Cyber terrorism: This form of computer crime, in general, can be defined as an act of terrorism committed through the use of the Internet or other computer resources. Through this definition, a simple act of distributing propaganda throughout the Internet or distributing threats can be considered an act of cyber terrorism. In addition, hacking activities directed towards families, entities, organizations, or individuals within networks, which creates a widespread sense of fear or panic, a demonstration of power, or the retrieval of unauthorized information directed towards the destruction of a person’s life is regarded as cyber terrorism. 

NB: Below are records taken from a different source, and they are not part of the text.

int gpue_join_build_payload_i32(gpue_session* s, gpue_dbuf* keys, gpue_dbuf* payloads,
                                uint64_t n_rows, gpue_join_table** out) {
    ARG_CHECK(s && keys && payloads && out && n_rows > 0);
    ARG_CHECK(keys->bytes >= n_rows * 4 && payloads->bytes >= n_rows * 4);
    int64_t mn, mx;
    int rc = join_table_minmax(s, (const int32_t*)keys->ptr, n_rows, &mn, &mx);
    if (rc != GPUE_OK) return rc;
    uint64_t interval = (uint64_t)(mx - mn + 1);
    ARG_CHECK(interval < (1ull << 32));
    JoinTableOwner own(new gpue_join_table());
    gpue_join_table* t = own.get();
    t->s = s; t->min_key = mn; t->max_key = mx;
    t->bucket_size = interval; t->row_count = n_rows;
    HIP_CHECK(hipMalloc(&t->first, interval * sizeof(uint32_t)));
    HIP_CHECK(hipMemsetAsync(t->first, 0, interval * sizeof(uint32_t), s->stream));
    hipLaunchKernelGGL(k_build_payload, dim3(grid_for(n_rows)), dim3(BLOCK), 0, s->stream,
                       (const int32_t*)keys->ptr, (const uint32_t*)payloads->ptr, n_rows,
                       mn, t->first);
    HIP_CHECK(hipGetLastError());
    int32_t h_bounds[2] = {INT32_MAX, INT32_MIN};
    DevScratch tmp;
    int32_t* d_bounds = nullptr;
    HIP_CHECK(tmp.alloc(&d_bounds, 2 * sizeof(int32_t)));
    HIP_CHECK(hipMemcpyAsync(d_bounds, h_bounds, sizeof(h_bounds), hipMemcpyHostToDevice,
                             s->stream));
    hipLaunchKernelGGL(k_set_bounds, dim3(grid_for(interval)), dim3(BLOCK), 0, s->stream,
                       t->first, interval, d_bounds, d_bounds + 1);
    HIP_CHECK(hipMemcpyAsync(h_bounds, d_bounds, sizeof(h_bounds), hipMemcpyDeviceToHost,
                             s->stream));
    HIP_CHECK(hipStreamSynchronize(s->stream));
    uint64_t set_off, set_interval;
    if (h_bounds[0] > h_bounds[1]) {
        t->set_min = mn;
        t->set_max = mn;
        set_off = 0;
        set_interval = 1;
    } else {
        t->set_min = mn + h_bounds[0];
        t->set_max = mn + h_bounds[1];
        set_off = (uint64_t)h_bounds[0];
        set_interval = (uint64_t)(h_bounds[1] - h_bounds[0] + 1);
    }
    uint64_t nwords = (set_interval + 31) / 32;
    HIP_CHECK(hipMalloc(&t->bitset, nwords * sizeof(uint32_t)));
    hipLaunchKernelGGL(k_derive_bitset, dim3(grid_for(nwords)), dim3(BLOCK), 0, s->stream,
                       t->first, set_off, set_interval, t->bitset);
    HIP_CHECK(hipMalloc(&t->prefilter, (1u << 19) / 8));
    HIP_CHECK(hipMemsetAsync(t->prefilter, 0, (1u << 19) / 8, s->stream));
    hipLaunchKernelGGL(k_build_prefilter, dim3(grid_for(set_interval)), dim3(BLOCK), 0,
                       s->stream, t->bitset, set_interval, t->prefilter);
    HIP_CHECK(hipMalloc(&t->prefilter2, (1u << 19) / 8));
    HIP_CHECK(hipMemsetAsync(t->prefilter2, 0, (1u << 19) / 8, s->stream));
    hipLaunchKernelGGL(k_build_prefilter_split, dim3(grid_for(set_interval)), dim3(BLOCK),
                       0, s->stream, t->bitset, set_interval, t->prefilter2);
    HIP_CHECK(hipMalloc(&t->prefilter2w, (1u << 20) / 8));
    HIP_CHECK(hipMemsetAsync(t->prefilter2w, 0, (1u << 20) / 8, s->stream));
    hipLaunchKernelGGL(k_build_prefilter_split_w, dim3(grid_for(set_interval)), dim3(BLOCK),
                       0, s->stream, t->bitset, set_interval, t->prefilter2w);
    uint32_t* d_ovf = nullptr;
    HIP_CHECK(tmp.alloc(&d_ovf, sizeof(uint32_t)));
    HIP_CHECK(hipMemsetAsync(d_ovf, 0, sizeof(uint32_t), s->stream));
    HIP_CHECK(hipMalloc(&t->first16, interval * sizeof(uint16_t)));
    hipLaunchKernelGGL(k_derive_u16, dim3(grid_for(interval)), dim3(BLOCK), 0, s->stream,
                       t->first, interval, t->first16, d_ovf);
    uint32_t ovf = 0;
    HIP_CHECK(hipMemcpyAsync(&ovf, d_ovf, sizeof(uint32_t), hipMemcpyDeviceToHost, s->stream));
    HIP_CHECK(hipStreamSynchronize(s->stream));
    if (ovf) { (void)hipFree(t->first16); t->first16 = nullptr; }
    *out = own.release();
    return GPUE_OK;
}

int gpue_join_build_range_direct_i32(gpue_session* s, gpue_dbuf* keys, uint64_t row_count,
                                     gpue_join_table** out) {
    ARG_CHECK(s && keys && out && row_count > 0);
    ARG_CHECK(keys->bytes >= (row_count + 1) * 4);
    int64_t mn, mx;
    int rc = join_table_minmax(s, (const int32_t*)keys->ptr + 1, row_count, &mn, &mx);
    if (rc != GPUE_OK) return rc;
    uint64_t interval = (uint64_t)(mx - mn + 1);
    ARG_CHECK(interval < (1ull << 32));
    JoinTableOwner own(new gpue_join_table());
    gpue_join_table* t = own.get();
    t->s = s; t->min_key = mn; t->max_key = mx;
    t->bucket_size = interval; t->row_count = row_count;
    t->kind = gpue_join_table::RANGE_DIRECT;
    HIP_CHECK(hipMalloc(&t->first, interval * sizeof(uint32_t)));
    HIP_CHECK(hipMalloc(&t->next, (row_count + 1) * sizeof(uint32_t)));
    HIP_CHECK(hipMemsetAsync(t->first, 0, interval * sizeof(uint32_t), s->stream));
    HIP_CHECK(hipMemsetAsync(t->next, 0, (row_count + 1) * sizeof(uint32_t), s->stream));
    hipLaunchKernelGGL(k_build_range_direct, dim3(grid_for(row_count)), dim3(BLOCK), 0,
                       s->stream, (const int32_t*)keys->ptr, row_count, mn, t->first, t->next);
    HIP_CHECK(hipGetLastError());
    *out = own.release();
    return GPUE_OK;
}
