diff --git a/vq_seg_amd/csrc/vqseg_abi.hip b/vq_seg_amd/csrc/vqseg_abi.hip
--- a/vq_seg_amd/csrc/vqseg_abi.hip
+++ b/vq_seg_amd/csrc/vqseg_abi.hip
@@ -158,10 +158,10 @@
     return vq_forward_any(x, 1, codebook, prepared, n, c, k, training, cw, quant, idx, loss, dead_pct, dmin, ws, ws_bytes, stream);
 }
 
-int vqseg_vq_forward_group(int n_levels, int bf16, const void* const* x, const float* const* codebook, const void* const* prepared,
-                           const int64_t* n, const int* c, const int* k, int training, const float* cw, void* const* quant,
-                           int64_t* const* idx, float* const* loss, float* const* dead_pct, void* const* ws, const size_t* ws_bytes,
-                           void* stream) {
+static int vq_forward_group_any(int n_levels, int bf16, const void* const* x, const float* const* codebook, const void* const* prepared,
+                                const int64_t* n, const int* c, const int* k, int training, const float* cw, void* const* quant,
+                                int64_t* const* idx, float* const* loss, float* const* dead_pct, int n_feats, float* mean,
+                                void* const* ws, const size_t* ws_bytes, void* stream) {
     if (n_levels < 1 || n_levels > vqseg::VQ_MAX_LEVELS) return fail(VQSEG_EINVAL, "1 .. %d levels per grouped launch", vqseg::VQ_MAX_LEVELS);
     if (bf16 < 0 || bf16 > 2) return fail(VQSEG_EINVAL, "row type must be 0 (f32), 1 (bf16) or 2 (split-3), got %d", bf16);
     if (bf16 == 2 && training) return fail(VQSEG_EINVAL, "split-3 rows are an eval-mode format: training must be 0");
@@ -188,8 +188,15 @@
         }
     }
     const int T = vqseg::vq_group_tiles(n_levels, n, k);
-    hipError_t e = vqseg::launch_assign_group(n_levels, x, bf16, n, c, k, prep, plans, wsp, idx, nullptr, T, st, codebook);
+    const bool group_tail = vqseg::vq_group_tail_on();
+    hipError_t e = vqseg::launch_assign_group(n_levels, x, bf16, n, c, k, prep, plans, wsp, idx, nullptr, T, st, codebook, !group_tail);
     if (e != hipSuccess) return hip_fail(e, "vq_assign_f32_kernel (grouped)");
+    if (group_tail) {
+        e = vqseg::launch_group_forward_tail(n_levels, x, bf16, codebook, n, c, k, training, cw, plans, wsp, idx, quant, loss, dead_pct,
+                                             n_feats, mean, st);
+        if (e != hipSuccess) return hip_fail(e, "vq_group_tail_kernel");
+        return 0;
+    }
     for (int i = 0; i < n_levels; ++i) {
         e = vqseg::launch_gather(x[i], bf16, codebook[i], idx[i], n[i], c[i], k[i], training, cw[i], plans[i], wsp[i], quant[i], loss[i],
                                  dead_pct[i], st);
@@ -197,6 +204,27 @@
     }
     return 0;
 }
+
+int vqseg_vq_forward_group(int n_levels, int bf16, const void* const* x, const float* const* codebook, const void* const* prepared,
+                           const int64_t* n, const int* c, const int* k, int training, const float* cw, void* const* quant,
+                           int64_t* const* idx, float* const* loss, float* const* dead_pct, void* const* ws, const size_t* ws_bytes,
+                           void* stream) {
+    return vq_forward_group_any(n_levels, bf16, x, codebook, prepared, n, c, k, training, cw, quant, idx, loss, dead_pct, 0, nullptr, ws,
+                                ws_bytes, stream);
+}
+
+int vqseg_vq_forward_group_mean(int n_levels, int bf16, const void* const* x, const float* const* codebook, const void* const* prepared,
+                                const int64_t* n, const int* c, const int* k, int training, const float* cw, void* const* quant,
+                                int64_t* const* idx, float* const* loss, float* const* dead_pct, int n_feats, float* mean,
+                                void* const* ws, const size_t* ws_bytes, void* stream) {
+    if (!mean) return fail(VQSEG_EINVAL, "null pointer argument");
+    if (n_feats < n_levels) return fail(VQSEG_EINVAL, "the mean runs over n_feats >= n_levels features (got %d for %d levels)", n_feats, n_levels);
+    if (!vqseg::vq_group_tail_on()) return fail(VQSEG_EINVAL, "the mean term is written by the grouped tail: option vq_group_tail is 0");
+    return vq_forward_group_any(n_levels, bf16, x, codebook, prepared, n, c, k, training, cw, quant, idx, loss, dead_pct, n_feats, mean, ws,
+                                ws_bytes, stream);
+}
+
+int vqseg_vq_group_tail(void) { return vqseg::vq_group_tail_on() ? 1 : 0; }
 
 int vqseg_vq_backward_bf16(const void* gq, const float* gloss, const void* x, const int64_t* idx, const float* codebook,
                            int64_t n, int c, float cw, void* gx, void* stream) {
diff --git a/vq_seg_amd/models/networks/modified_vqunet/net.py b/vq_seg_amd/models/networks/modified_vqunet/net.py
--- a/vq_seg_amd/models/networks/modified_vqunet/net.py
+++ b/vq_seg_amd/models/networks/modified_vqunet/net.py
@@ -34,6 +34,8 @@
         self.encoder = make_encoder(encoder_name, in_channels, depth, weights=encoder_weights, padding_mode="reflect")
         enc_ch = self.encoder.out_channels()
         self.codebook = make_vq_module(vq_cfg, enc_ch, depth)
+        for vq in self.codebook:
+            vq.loss_mean_over = len(self.codebook)
         if decoder_channels is None:
             decoder_channels = [c // 2 for c in enc_ch[1:]][::-1]
         self.decoder = UnetDecoder(enc_ch, decoder_channels)
@@ -53,7 +55,6 @@
         return feats
 
     def quantize(self, feats):
-        loss = torch.zeros(1, device=feats[0].device)
         usage = []
         levels = [i for i, vq in enumerate(self.codebook) if not isinstance(vq, _IdentityVQ)]
         vqs = [self.codebook[i] for i in levels]
@@ -66,15 +67,18 @@
                 if isinstance(feats[i], nnf.S3):
                     feats[i] = feats[i].float()
             grouped = _quantize_group(vqs, [feats[i] for i in levels]) if group else None
+        mean = getattr(grouped, "mean", None)
         grouped = dict(zip(levels, grouped)) if grouped is not None else {}
+        if mean is None:
+            loss = torch.zeros(1, device=feats[0].device)
         for i, vq in enumerate(self.codebook):
             quantize, _idx, commitment, dead = grouped[i] if i in grouped else vq(feats[i])
             feats[i] = quantize
-            if commitment is not None:
+            if commitment is not None and mean is None:
                 loss = loss + commitment
             if dead is not None:
                 usage.append(dead.detach())
-        return feats, loss / len(feats), usage
+        return feats, (loss / len(feats) if mean is None else mean), usage
 
     def decode(self, feats):
         decoder_out = self.decoder(*feats)
diff --git a/vq_seg_amd/vector_quantizer/vq_img.py b/vq_seg_amd/vector_quantizer/vq_img.py
--- a/vq_seg_amd/vector_quantizer/vq_img.py
+++ b/vq_seg_amd/vector_quantizer/vq_img.py
@@ -46,10 +46,14 @@
 class _VQGroupFunction(torch.autograd.Function):
 
     @staticmethod
-    def forward(ctx, training, weights, n, fans, *tensors):
+    def forward(ctx, training, weights, n, fans, n_feats, *tensors):
         rows, codebooks, prepared = tensors[:n], tensors[n:2 * n], tensors[2 * n:3 * n]
         ctx.fans = fans
-        outs = _hip.vq_forward_group(list(rows), list(codebooks), list(prepared), training, weights)
+        ctx.n_feats = n_feats
+        outs = _hip.vq_forward_group(list(rows), list(codebooks), list(prepared), training, weights, n_feats=n_feats)
+        if n_feats is not None:
+            outs, mean = outs
+            ctx.set_materialize_grads(False)
         ctx.n, ctx.training, ctx.weights = n, bool(training), [float(w) for w in weights]
         ctx.bf16 = rows[0].dtype == torch.bfloat16
         if training:
@@ -62,18 +66,23 @@
             nondiff += [idx, dead]
             flat += [q, idx, loss, dead]
         ctx.mark_non_differentiable(*nondiff)
-        return tuple(flat)
+        return tuple(flat) if n_feats is None else tuple(flat) + (mean,)
 
     @staticmethod
     def backward(ctx, *grads):
         n = ctx.n
-        none = (None, None, None, None) + (None,) * (3 * n)
+        none = (None, None, None, None, None) + (None,) * (3 * n)
         if not ctx.training:
             return none
         saved = ctx.saved_tensors
+        g_mean = grads[4 * n] if ctx.n_feats is not None else None
+        if g_mean is not None:
+            g_mean = g_mean / ctx.n_feats
         gxs = []
         for i in range(n):
             g_quant, g_loss = grads[4 * i], grads[4 * i + 2]
+            if g_mean is not None:
+                g_loss = g_mean if g_loss is None else g_loss + g_mean
             w = ctx.weights[i]
             gl = g_loss.contiguous() if (g_loss is not None and w > 0) else None
             if ctx.bf16:
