+        int st = 0, stn = DEPTH;
+        for (int kb = 0; kb < nkb; ++kb) {
+            if (kb > 0) {
+                const int ahead = nkb - 1 - kb;
+                wait_stages(ahead < DEPTH - 1 ? ahead : DEPTH - 1);
+                i8_barrier();
+            }
+#if !defined(NSGP_I8_PROBE_NO_STAGING)
+            if (kb + DEPTH < nkb) dma(kb + DEPTH, stn);
 #endif
-    v4i ra[5], rb[NPB];
-    auto gload = [&](int kb) __attribute__((always_inline)) {
-#pragma unroll
-        for (int j = 0; j < 5; ++j) ra[j] = *reinterpret_cast<const v4i*>(ga[j] + (int64_t)kb * astep);
-#pragma unroll
-        for (int j = 0; j < NPB; ++j) rb[j] = *reinterpret_cast<const v4i*>(gb[j] + (int64_t)kb * bstep);
-    };
-    auto sstore = [&](int buf) __attribute__((always_inline)) {
-#pragma unroll
-        for (int j = 0; j < 5; ++j) *reinterpret_cast<v4i*>(As + buf * A_STAGE + (tid + 256 * j) * 16) = ra[j];
-#pragma unroll
-        for (int j = 0; j < NPB; ++j)
-            if (tid + 256 * j < SK * 128) *reinterpret_cast<v4i*>(Bs + buf * B_STAGE + (tid + 256 * j) * 16) = rb[j];
-    };
-
-    v16i acc[LEV][2];
-#pragma unroll
-    for (int l = 0; l < LEV; ++l)
-#pragma unroll
-        for (int i = 0; i < 2; ++i)
-#pragma unroll
-            for (int r = 0; r < 16; ++r) acc[l][i][r] = 0;
-
-    const int wave_nkb = __builtin_amdgcn_readfirstlane((int)((m0 + wm0 + 64 + I8_BK - 1) / I8_BK));
-    const int half = lane >> 5, lr = lane & 31;
-    const int64_t gx = (np + 255) >> 8;
-    const double* ks = ksc + bb * KB * gx + (n0 >> 8);
-    const float* rvb = rv ? rv + bb * M : nullptr;
-#if NSGP_I8_DMA
-    dma(0, 0);
-#else
-    gload(0);
-    sstore(0);
+#if !defined(NSGP_I8_PROBE_NO_MFMA)
+            if (kb < wave_nkb) {
+                const unsigned char* As = i8_smem + st * STAGE;
+                const unsigned char* Bs = As + A_STAGE;
+                const int half = halfl, lr = lrl;
+                v4i af[2][2], bf[SK];
+#pragma unroll
+                for (int s = 0; s < SK; ++s)
+                    bf[s] = *reinterpret_cast<const v4i*>(Bs + ((s * 2 + half) * I8_BN + wn0 + lr) * 16);
+#pragma unroll
+                for (int i = 0; i < 2; ++i)
+                    af[0][i] = *reinterpret_cast<const v4i*>(As + ((0 * 2 + half) * I8_BM + wm0 + 32 * i + lr) * 16);
+#pragma unroll
+                for (int a = 0; a < I8_SW; ++a) {
+                    if (a + 1 < I8_SW) {
+#pragma unroll
+                        for (int i = 0; i < 2; ++i)
+                            af[(a + 1) & 1][i] = *reinterpret_cast<const v4i*>(
+                                As + (((a + 1) * 2 + half) * I8_BM + wm0 + 32 * i + lr) * 16);
+                    }
+#pragma unroll
+                    for (int s = 0; s < SK; ++s)
+                        if (a + s < LEV) {
+#pragma unroll
+                            for (int i = 0; i < 2; ++i)
+                                acc[a + s][i] = __builtin_amdgcn_mfma_i32_32x32x32_i8(af[a & 1][i], bf[s], acc[a + s][i], 0, 0, 0);
+                        }
+                }
+            }
 #endif
-    const double kslot = ks[(int64_t)(tid < nkb ? tid : nkb - 1) * gx];
-    const int64_t prow = m0 + (tid & (I8_BM - 1)), crow = prow < M ? prow : M - 1;
-    const double wload = wsc[bb * M + crow];
-    const float rload = rvb ? rvb[crow] : 0.0f;
-    const double wrow = prow < M ? wload : 0.0;
-    const float rrow = prow < M ? rload : 0.0f;
-    if (tid < I8_BM) { Ws[tid] = wrow; Rs[tid] = rrow; }
-#if NSGP_I8_DMA
-    asm volatile("s_waitcnt vmcnt(0)" ::: "memory");
-#endif
-    const double kscale = __syncthreads_or(kslot != kslot) ? __builtin_nan("") : ks[0];
-    for (int kb = 0; kb < nkb; ++kb) {
-        const int buf = kb & 1;
-#if NSGP_I8_DMA
-        if (kb + 1 < nkb) dma(kb + 1, buf ^ 1);
-#else
-        if (kb + 1 < nkb) gload(kb + 1);
-#endif
-        if (kb < wave_nkb) {
-            v4i af[2][2], bf[SK];
-#pragma unroll
-            for (int s = 0; s < SK; ++s)
-                bf[s] = *reinterpret_cast<const v4i*>(Bs + buf * B_STAGE + ((s * 2 + half) * I8_BN + wn0 + lr) * 16);
+            st = st + 1 == NST ? 0 : st + 1;
+            stn = stn + 1 == NST ? 0 : stn + 1;
+        }
+
+        const int64_t m0e = m0, n0e = n0, bbe = bb;
+        const int bme = bm;
+        ++round;
+        const int64_t tn = tile_of(round);
+        const bool more = tn < total;
+        if (more) {
+            i8_barrier();
+            begin_tile((int)tn);
+        }
+
+        {
+            const int64_t m0 = m0e, n0 = n0e, bb = bbe;
+            const int bm = bme;
+            const float* rvb = rv ? rv + bb * M : nullptr;
+            double sdot = 0.0, ssq = 0.0;
+            int half = halfl, lr = lrl;
+            asm volatile("" : "+v"(half), "+v"(lr));
+            const int64_t col = n0 + wn0 + lr;
 #pragma unroll
             for (int i = 0; i < 2; ++i)
-                af[0][i] = *reinterpret_cast<const v4i*>(As + buf * A_STAGE + ((0 * 2 + half) * I8_BM + wm0 + 32 * i + lr) * 16);
-#pragma unroll
-            for (int a = 0; a < I8_SW; ++a) {
-                if (a + 1 < I8_SW) {
-#pragma unroll
-                    for (int i = 0; i < 2; ++i)
-                        af[(a + 1) & 1][i] = *reinterpret_cast<const v4i*>(
-                            As + buf * A_STAGE + (((a + 1) * 2 + half) * I8_BM + wm0 + 32 * i + lr) * 16);
+#pragma unroll
+                for (int r = 0; r < 16; ++r) {
+                    const int lrow = wm0 + 32 * i + (r & 3) + 8 * (r >> 2) + 4 * half;
+                    const int64_t row = m0 + lrow;
+                    const double wr = Ws[lrow];
+                    const float rr = Rs[lrow];
+                    double v = (double)acc[LEV - 1][i][r];
+#pragma unroll
+                    for (int l = LEV - 2; l >= 0; --l) v = __builtin_fma(v, 0.0078125, (double)acc[l][i][r]);
+                    const bool in = row < M && col < n;
+                    v *= (in ? wr : 0.0) * kscale;
+                    if (in) Y[(bb * M + row) * n + col] = (float)v;
+                    sdot += v * ((rvb && in) ? (double)rr : 0.0);
+                    ssq += v * v;
                 }
-#pragma unroll
-                for (int s = 0; s < SK; ++s)
-                    if (a + s < LEV) {
-#pragma unroll
-                        for (int i = 0; i < 2; ++i)
-                            acc[a + s][i] = __builtin_amdgcn_mfma_i32_32x32x32_i8(af[a & 1][i], bf[s], acc[a + s][i], 0, 0, 0);
-                    }
-            }
-        }
-#if NSGP_I8_DMA
-        asm volatile("s_waitcnt vmcnt(0)" ::: "memory");
-#else
-        if (kb + 1 < nkb) sstore(buf ^ 1);
-#endif
-        __syncthreads();
-    }
-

Cyber Stalking: Stalking is defined as a prolonged, intrusive method of harassment with obsessive, methodological, threatening, or sociopathic tendencies. Stalking can take place in a variety of circumstances ranging from physical stalking to virtual stalking. Physical stalking can include the inappropriate following, monitoring, or encroaching with regard to a victim. Online stalking can include harassment through email, the illicit collection of data or media belonging to another individual, or the unauthorized access of an individual’s computer network or server. 
Phishing: The criminal activity known as Phishing is classified as a variety of fraud that exists within a digital, virtual, or computational setting. Phishing is the unlawful, unethical, and illegal methodology facilitated by individuals with the intention of soliciting private, personal, and privileged information from individuals unfamiliar, unsuspecting, or unaware of the Phishing operation taking place.